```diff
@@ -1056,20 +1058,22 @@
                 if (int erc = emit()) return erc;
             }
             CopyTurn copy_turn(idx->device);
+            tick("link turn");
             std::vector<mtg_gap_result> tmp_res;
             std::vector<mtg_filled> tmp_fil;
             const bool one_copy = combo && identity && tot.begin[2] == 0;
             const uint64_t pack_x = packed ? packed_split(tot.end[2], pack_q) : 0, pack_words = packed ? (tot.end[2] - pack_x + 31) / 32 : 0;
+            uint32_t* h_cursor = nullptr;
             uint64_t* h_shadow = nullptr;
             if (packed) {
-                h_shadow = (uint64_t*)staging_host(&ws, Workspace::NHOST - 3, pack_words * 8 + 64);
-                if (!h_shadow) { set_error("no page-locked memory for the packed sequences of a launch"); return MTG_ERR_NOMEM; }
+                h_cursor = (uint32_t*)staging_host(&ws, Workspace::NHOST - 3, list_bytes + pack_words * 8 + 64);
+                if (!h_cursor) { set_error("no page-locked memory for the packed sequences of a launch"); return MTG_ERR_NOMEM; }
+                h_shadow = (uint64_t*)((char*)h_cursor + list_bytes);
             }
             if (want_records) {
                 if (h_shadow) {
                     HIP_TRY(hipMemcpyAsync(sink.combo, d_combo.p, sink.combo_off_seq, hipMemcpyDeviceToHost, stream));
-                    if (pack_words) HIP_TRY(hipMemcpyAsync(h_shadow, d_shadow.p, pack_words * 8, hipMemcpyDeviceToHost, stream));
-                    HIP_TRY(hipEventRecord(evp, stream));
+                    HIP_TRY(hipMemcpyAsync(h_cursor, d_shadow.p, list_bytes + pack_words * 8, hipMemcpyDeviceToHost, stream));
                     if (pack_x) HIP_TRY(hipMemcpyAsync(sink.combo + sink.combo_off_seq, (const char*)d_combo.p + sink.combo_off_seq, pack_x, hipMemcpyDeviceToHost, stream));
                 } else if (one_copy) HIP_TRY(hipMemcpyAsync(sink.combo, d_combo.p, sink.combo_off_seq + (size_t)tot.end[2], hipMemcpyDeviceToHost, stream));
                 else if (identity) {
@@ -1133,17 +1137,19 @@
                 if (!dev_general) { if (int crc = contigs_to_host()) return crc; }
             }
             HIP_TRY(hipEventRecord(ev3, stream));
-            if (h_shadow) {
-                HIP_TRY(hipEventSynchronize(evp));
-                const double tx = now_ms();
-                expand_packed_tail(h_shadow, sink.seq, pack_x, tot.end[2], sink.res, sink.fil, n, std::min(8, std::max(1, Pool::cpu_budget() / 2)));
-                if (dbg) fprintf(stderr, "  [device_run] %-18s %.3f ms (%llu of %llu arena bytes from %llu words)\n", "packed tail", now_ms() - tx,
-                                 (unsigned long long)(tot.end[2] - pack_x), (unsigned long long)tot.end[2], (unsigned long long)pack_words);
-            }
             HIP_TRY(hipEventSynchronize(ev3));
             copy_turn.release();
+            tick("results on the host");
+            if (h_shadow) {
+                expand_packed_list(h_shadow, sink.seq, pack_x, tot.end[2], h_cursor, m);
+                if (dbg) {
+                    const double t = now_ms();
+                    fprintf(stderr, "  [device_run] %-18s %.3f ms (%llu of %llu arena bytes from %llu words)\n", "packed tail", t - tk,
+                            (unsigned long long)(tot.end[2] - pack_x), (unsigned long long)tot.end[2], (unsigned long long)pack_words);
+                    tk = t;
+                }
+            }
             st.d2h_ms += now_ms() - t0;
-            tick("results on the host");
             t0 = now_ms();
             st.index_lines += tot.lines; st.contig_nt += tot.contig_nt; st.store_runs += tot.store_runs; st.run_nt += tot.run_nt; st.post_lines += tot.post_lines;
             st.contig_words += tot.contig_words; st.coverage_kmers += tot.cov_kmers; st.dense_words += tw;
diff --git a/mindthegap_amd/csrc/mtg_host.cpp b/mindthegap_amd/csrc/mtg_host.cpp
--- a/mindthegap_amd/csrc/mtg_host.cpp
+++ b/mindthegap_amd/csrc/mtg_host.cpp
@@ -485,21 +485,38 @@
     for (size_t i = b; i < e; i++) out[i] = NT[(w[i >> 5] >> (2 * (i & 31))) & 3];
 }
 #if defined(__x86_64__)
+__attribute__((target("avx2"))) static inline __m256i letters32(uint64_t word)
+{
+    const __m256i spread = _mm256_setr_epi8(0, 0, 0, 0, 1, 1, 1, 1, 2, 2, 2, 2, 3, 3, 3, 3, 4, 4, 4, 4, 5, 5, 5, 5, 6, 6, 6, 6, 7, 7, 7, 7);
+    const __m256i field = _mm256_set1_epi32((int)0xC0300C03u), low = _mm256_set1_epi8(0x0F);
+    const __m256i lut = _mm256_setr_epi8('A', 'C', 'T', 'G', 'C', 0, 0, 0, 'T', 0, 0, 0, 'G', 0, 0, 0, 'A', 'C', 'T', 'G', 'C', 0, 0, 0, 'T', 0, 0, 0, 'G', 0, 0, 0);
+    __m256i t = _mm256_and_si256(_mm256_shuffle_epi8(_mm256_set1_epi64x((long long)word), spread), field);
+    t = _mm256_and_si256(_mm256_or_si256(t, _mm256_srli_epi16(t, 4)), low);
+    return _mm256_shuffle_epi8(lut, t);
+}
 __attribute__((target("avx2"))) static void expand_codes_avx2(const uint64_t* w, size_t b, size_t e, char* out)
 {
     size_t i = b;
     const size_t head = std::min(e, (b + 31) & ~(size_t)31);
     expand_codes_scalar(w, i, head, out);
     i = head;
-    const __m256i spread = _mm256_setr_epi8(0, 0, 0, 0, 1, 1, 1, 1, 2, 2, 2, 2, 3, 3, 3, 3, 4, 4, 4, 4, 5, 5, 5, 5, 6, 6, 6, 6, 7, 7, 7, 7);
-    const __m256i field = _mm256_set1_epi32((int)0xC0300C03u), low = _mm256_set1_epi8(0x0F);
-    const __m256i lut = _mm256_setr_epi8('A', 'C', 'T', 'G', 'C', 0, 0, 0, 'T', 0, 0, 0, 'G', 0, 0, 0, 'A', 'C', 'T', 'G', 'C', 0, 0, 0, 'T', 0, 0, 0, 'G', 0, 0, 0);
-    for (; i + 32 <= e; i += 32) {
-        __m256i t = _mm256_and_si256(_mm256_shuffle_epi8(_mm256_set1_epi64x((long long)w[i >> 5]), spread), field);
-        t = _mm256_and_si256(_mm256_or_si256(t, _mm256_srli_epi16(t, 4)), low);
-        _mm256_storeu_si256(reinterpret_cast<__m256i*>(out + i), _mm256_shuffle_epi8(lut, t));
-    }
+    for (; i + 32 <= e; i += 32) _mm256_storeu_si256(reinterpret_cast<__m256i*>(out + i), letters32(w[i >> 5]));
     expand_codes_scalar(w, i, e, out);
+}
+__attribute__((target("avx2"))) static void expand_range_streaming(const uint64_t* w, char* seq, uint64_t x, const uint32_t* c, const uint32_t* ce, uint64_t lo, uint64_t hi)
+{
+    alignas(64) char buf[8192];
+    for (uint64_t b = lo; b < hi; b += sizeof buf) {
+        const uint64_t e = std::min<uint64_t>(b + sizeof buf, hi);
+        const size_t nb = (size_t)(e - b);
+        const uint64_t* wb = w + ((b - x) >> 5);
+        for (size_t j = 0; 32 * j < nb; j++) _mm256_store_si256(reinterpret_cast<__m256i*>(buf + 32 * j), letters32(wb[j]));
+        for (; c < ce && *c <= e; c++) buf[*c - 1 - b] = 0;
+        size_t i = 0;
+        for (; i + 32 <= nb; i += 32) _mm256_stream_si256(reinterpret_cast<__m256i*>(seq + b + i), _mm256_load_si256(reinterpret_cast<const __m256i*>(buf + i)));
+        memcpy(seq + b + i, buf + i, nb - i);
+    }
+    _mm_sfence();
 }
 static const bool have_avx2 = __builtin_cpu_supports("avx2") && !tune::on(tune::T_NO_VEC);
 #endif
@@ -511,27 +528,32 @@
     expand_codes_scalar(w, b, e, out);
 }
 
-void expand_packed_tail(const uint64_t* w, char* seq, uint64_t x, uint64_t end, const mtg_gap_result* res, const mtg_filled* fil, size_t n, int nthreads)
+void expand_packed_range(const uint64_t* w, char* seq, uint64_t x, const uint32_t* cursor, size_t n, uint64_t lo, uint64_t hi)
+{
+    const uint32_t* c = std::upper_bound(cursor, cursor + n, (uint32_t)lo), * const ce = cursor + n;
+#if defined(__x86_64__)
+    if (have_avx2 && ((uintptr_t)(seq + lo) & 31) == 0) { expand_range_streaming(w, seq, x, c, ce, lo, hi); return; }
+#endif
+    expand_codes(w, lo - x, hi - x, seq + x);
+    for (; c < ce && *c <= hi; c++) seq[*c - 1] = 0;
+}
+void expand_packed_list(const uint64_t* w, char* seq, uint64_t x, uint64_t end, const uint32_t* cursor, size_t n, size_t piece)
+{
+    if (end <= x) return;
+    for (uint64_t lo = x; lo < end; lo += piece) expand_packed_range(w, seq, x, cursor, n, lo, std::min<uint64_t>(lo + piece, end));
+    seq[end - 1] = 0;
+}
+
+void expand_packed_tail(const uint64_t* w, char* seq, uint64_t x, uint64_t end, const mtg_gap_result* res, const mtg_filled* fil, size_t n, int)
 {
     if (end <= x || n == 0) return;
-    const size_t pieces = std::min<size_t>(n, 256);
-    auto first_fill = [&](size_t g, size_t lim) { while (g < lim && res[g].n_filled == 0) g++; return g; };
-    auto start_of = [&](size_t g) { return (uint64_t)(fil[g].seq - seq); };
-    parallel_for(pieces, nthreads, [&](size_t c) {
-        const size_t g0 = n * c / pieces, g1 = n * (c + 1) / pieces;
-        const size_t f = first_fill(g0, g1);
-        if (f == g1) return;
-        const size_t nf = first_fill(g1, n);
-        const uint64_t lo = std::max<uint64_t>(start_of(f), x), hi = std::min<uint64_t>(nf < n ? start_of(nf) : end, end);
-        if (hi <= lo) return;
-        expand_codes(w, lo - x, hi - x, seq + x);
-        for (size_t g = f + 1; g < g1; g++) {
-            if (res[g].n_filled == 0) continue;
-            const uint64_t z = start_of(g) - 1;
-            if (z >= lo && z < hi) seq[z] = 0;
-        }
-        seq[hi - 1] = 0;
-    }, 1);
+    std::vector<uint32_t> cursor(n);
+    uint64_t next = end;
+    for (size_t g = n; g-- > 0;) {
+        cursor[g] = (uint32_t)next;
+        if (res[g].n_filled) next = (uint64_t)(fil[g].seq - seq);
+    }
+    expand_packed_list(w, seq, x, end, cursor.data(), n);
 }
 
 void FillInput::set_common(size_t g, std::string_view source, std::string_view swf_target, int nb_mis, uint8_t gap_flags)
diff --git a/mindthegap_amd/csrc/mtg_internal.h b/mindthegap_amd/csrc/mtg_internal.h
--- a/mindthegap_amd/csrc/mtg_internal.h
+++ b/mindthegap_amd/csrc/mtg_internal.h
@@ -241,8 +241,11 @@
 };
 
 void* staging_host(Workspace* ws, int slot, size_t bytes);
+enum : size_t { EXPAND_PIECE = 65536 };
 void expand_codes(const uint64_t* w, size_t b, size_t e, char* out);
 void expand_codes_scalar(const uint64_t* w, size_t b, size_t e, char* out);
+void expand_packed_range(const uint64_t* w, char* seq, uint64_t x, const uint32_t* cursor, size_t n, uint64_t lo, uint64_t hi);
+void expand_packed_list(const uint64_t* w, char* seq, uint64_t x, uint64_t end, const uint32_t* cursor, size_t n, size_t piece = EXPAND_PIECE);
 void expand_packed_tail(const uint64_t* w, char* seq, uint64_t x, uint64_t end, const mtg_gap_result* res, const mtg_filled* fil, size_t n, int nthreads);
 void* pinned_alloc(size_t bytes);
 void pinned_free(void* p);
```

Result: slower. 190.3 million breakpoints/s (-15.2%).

- - - -

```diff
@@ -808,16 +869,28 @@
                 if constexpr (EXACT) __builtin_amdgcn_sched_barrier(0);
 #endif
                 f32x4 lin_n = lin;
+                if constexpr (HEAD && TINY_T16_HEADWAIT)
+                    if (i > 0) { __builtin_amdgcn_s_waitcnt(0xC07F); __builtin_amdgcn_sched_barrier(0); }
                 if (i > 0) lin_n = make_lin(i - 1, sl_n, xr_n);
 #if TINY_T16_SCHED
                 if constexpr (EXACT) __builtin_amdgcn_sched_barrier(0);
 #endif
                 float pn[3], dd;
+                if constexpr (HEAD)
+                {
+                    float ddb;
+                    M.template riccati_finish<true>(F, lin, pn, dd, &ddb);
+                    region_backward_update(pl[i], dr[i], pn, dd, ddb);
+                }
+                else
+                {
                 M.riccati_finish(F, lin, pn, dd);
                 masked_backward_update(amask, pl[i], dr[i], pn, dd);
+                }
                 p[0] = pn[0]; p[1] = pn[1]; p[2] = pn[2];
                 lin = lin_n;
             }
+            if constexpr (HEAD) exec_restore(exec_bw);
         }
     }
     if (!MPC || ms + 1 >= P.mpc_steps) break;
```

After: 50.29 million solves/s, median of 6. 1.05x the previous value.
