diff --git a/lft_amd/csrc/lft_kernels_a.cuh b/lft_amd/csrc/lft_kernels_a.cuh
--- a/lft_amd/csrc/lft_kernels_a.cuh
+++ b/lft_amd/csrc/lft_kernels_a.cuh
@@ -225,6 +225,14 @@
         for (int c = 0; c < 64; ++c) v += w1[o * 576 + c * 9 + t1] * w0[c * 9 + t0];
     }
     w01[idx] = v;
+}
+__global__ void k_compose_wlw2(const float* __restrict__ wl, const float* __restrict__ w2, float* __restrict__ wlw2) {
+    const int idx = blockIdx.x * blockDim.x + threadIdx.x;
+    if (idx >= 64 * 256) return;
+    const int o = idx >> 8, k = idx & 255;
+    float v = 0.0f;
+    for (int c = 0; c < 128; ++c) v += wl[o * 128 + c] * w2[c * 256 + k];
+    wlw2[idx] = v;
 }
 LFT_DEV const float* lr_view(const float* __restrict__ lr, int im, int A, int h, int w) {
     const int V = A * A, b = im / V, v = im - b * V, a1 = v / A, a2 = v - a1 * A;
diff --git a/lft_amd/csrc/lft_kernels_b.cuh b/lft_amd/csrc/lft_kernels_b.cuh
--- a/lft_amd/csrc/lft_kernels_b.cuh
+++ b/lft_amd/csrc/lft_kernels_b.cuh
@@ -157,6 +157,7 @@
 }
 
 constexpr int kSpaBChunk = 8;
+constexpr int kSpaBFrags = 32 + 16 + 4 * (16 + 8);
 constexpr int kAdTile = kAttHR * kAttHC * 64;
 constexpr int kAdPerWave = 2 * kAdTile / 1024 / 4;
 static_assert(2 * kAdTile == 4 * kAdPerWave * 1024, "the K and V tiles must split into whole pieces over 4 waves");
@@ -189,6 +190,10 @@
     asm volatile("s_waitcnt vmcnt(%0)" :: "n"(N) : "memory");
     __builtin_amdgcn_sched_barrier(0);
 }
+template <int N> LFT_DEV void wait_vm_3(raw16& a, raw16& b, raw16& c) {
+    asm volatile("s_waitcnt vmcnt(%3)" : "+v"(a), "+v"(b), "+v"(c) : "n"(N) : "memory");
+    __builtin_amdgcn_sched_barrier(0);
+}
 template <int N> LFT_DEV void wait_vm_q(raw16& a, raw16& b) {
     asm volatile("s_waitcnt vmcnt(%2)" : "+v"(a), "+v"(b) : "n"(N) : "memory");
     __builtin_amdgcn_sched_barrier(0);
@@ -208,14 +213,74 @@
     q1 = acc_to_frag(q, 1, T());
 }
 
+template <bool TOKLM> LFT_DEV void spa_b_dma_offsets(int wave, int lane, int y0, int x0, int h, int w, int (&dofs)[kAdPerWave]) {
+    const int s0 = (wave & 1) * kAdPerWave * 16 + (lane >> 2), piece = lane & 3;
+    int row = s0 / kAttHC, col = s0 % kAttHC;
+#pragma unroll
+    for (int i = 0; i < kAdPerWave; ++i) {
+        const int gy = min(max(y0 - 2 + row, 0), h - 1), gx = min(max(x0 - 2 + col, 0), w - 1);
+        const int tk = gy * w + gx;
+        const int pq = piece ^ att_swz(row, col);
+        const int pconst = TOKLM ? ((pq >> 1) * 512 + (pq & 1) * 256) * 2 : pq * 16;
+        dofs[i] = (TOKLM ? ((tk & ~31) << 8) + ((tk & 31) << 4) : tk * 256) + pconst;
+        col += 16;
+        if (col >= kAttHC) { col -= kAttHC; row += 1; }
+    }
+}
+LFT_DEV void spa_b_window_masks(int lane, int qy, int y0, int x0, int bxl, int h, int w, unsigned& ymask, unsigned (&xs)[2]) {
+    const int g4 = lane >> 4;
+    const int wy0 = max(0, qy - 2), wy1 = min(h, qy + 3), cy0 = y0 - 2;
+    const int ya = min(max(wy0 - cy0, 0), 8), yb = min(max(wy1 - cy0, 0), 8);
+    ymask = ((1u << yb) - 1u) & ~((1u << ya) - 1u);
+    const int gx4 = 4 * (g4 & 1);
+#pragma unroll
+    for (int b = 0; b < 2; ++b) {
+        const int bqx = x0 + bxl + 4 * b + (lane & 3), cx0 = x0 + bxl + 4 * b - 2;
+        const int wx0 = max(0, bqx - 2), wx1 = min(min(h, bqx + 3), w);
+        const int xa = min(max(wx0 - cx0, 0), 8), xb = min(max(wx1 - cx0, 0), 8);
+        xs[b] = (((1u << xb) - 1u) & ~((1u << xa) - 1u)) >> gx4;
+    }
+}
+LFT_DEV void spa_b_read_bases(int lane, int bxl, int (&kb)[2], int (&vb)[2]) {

- - - -

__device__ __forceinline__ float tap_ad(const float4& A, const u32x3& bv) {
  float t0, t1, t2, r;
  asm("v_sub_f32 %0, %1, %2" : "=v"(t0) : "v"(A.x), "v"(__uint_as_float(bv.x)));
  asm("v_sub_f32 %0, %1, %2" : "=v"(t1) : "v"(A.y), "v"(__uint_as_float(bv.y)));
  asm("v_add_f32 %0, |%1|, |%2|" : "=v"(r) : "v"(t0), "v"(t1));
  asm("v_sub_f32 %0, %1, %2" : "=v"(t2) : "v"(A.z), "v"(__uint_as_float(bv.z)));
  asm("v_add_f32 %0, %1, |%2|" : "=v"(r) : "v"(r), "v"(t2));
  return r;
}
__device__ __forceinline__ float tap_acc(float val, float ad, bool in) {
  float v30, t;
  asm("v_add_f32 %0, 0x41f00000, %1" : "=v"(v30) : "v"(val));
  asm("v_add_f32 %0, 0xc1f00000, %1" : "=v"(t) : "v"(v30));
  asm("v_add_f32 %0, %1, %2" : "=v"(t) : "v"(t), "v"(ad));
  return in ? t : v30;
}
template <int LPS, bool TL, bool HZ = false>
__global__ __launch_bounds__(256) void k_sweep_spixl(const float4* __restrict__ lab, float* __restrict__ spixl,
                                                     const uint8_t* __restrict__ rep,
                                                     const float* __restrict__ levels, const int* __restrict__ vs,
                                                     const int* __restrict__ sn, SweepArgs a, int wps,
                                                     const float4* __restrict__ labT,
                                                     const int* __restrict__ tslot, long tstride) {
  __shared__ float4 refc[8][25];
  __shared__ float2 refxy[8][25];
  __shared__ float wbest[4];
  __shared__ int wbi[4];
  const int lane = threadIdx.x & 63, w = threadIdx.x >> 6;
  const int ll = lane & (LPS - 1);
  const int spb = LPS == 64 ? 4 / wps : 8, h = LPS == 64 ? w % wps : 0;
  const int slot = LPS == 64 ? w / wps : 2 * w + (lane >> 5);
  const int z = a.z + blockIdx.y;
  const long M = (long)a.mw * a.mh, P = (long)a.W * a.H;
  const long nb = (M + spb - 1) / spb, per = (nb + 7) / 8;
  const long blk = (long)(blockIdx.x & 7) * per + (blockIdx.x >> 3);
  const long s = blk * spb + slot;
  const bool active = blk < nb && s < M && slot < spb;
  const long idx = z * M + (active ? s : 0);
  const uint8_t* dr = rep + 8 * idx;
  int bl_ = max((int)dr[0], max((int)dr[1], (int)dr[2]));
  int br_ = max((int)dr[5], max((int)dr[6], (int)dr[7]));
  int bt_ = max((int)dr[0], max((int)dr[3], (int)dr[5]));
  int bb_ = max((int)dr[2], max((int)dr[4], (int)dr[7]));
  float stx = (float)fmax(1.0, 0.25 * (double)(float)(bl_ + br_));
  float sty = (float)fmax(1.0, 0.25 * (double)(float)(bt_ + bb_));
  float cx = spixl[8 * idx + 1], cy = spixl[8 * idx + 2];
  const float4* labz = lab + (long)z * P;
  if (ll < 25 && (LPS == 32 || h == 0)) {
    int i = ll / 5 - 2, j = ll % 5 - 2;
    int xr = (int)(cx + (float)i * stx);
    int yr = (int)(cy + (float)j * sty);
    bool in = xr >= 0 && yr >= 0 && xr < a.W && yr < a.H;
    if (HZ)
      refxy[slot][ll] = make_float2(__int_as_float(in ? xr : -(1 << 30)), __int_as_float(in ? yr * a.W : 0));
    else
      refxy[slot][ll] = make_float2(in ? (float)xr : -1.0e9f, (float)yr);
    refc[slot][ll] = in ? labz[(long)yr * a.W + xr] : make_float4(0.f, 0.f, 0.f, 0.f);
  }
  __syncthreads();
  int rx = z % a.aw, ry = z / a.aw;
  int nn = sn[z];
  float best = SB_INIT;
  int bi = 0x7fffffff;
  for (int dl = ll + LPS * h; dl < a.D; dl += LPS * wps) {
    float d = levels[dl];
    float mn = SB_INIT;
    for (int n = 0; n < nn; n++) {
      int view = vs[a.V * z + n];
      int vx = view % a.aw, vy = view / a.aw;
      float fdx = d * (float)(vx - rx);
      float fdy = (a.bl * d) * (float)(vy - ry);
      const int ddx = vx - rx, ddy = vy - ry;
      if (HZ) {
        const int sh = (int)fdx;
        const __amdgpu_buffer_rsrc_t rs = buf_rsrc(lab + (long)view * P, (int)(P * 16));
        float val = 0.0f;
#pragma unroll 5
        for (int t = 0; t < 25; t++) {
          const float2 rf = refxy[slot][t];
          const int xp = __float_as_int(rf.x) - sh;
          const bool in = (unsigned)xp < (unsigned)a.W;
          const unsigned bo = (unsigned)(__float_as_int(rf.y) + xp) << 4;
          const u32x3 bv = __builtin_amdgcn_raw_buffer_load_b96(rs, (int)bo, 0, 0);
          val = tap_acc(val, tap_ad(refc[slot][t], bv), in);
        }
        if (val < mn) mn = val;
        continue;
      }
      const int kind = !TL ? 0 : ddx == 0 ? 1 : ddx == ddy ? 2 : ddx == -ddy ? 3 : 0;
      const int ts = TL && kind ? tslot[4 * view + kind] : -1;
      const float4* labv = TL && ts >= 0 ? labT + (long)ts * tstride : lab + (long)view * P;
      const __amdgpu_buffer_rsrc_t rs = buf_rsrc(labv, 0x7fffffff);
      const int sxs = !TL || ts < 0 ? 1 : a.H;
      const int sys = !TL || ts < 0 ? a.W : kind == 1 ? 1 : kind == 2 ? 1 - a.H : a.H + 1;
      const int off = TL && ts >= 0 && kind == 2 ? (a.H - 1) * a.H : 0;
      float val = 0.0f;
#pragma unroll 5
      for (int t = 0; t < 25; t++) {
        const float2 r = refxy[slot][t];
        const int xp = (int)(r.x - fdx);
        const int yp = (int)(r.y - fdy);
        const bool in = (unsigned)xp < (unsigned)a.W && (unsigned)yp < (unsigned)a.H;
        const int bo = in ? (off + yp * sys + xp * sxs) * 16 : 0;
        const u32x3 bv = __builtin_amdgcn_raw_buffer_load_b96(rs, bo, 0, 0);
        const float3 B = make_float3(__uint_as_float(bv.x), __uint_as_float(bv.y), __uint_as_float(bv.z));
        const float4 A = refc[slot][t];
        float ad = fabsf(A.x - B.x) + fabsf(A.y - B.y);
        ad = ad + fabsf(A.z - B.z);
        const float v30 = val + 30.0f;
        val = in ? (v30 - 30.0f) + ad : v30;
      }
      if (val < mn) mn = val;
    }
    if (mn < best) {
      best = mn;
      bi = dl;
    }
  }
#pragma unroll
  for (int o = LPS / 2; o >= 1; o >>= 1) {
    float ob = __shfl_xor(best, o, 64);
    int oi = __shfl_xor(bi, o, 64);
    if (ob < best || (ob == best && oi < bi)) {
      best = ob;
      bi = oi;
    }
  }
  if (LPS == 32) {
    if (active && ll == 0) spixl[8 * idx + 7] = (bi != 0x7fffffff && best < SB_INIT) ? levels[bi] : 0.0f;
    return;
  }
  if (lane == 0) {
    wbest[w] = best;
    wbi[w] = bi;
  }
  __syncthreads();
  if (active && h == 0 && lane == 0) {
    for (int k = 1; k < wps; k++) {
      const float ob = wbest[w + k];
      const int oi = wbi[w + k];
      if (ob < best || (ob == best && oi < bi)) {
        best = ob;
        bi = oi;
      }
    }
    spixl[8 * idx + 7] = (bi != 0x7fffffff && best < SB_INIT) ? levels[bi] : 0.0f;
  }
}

- - - -

**TASK DIRECTIONS:** Working from the records above, write out verbatim only the lines from the line containing "const int kind" through the line containing "if (LPS == 32)".

**RESPONSE:**
      const int kind = !TL ? 0 : ddx == 0 ? 1 : ddx == ddy ? 2 : ddx == -ddy ? 3 : 0;
      const int ts = TL && kind ? tslot[4 * view + kind] : -1;
      const float4* labv = TL && ts >= 0 ? labT + (long)ts * tstride : lab + (long)view * P;
      const __amdgpu_buffer_rsrc_t rs = buf_rsrc(labv, 0x7fffffff);
      const int sxs = !TL || ts < 0 ? 1 : a.H;
      const int sys = !TL || ts < 0 ? a.W : kind == 1 ? 1 : kind == 2 ? 1 - a.H : a.H + 1;
      const int off = TL && ts >= 0 && kind == 2 ? (a.H - 1) * a.H : 0;
      float val = 0.0f;
#pragma unroll 5
      for (int t = 0; t < 25; t++) {
        const float2 r = refxy[slot][t];
        const int xp = (int)(r.x - fdx);
        const int yp = (int)(r.y - fdy);
        const bool in = (unsigned)xp < (unsigned)a.W && (unsigned)yp < (unsigned)a.H;
        const int bo = in ? (off + yp * sys + xp * sxs) * 16 : 0;
        const u32x3 bv = __builtin_amdgcn_raw_buffer_load_b96(rs, bo, 0, 0);
        const float3 B = make_float3(__uint_as_float(bv.x), __uint_as_float(bv.y), __uint_as_float(bv.z));
        const float4 A = refc[slot][t];
        float ad = fabsf(A.x - B.x) + fabsf(A.y - B.y);
        ad = ad + fabsf(A.z - B.z);
        const float v30 = val + 30.0f;
        val = in ? (v30 - 30.0f) + ad : v30;
      }
      if (val < mn) mn = val;
    }
    if (mn < best) {
      best = mn;
      bi = dl;
    }
  }
#pragma unroll
  for (int o = LPS / 2; o >= 1; o >>= 1) {
    float ob = __shfl_xor(best, o, 64);
    int oi = __shfl_xor(bi, o, 64);
    if (ob < best || (ob == best && oi < bi)) {
      best = ob;
      bi = oi;
    }
  }
  if (LPS == 32) {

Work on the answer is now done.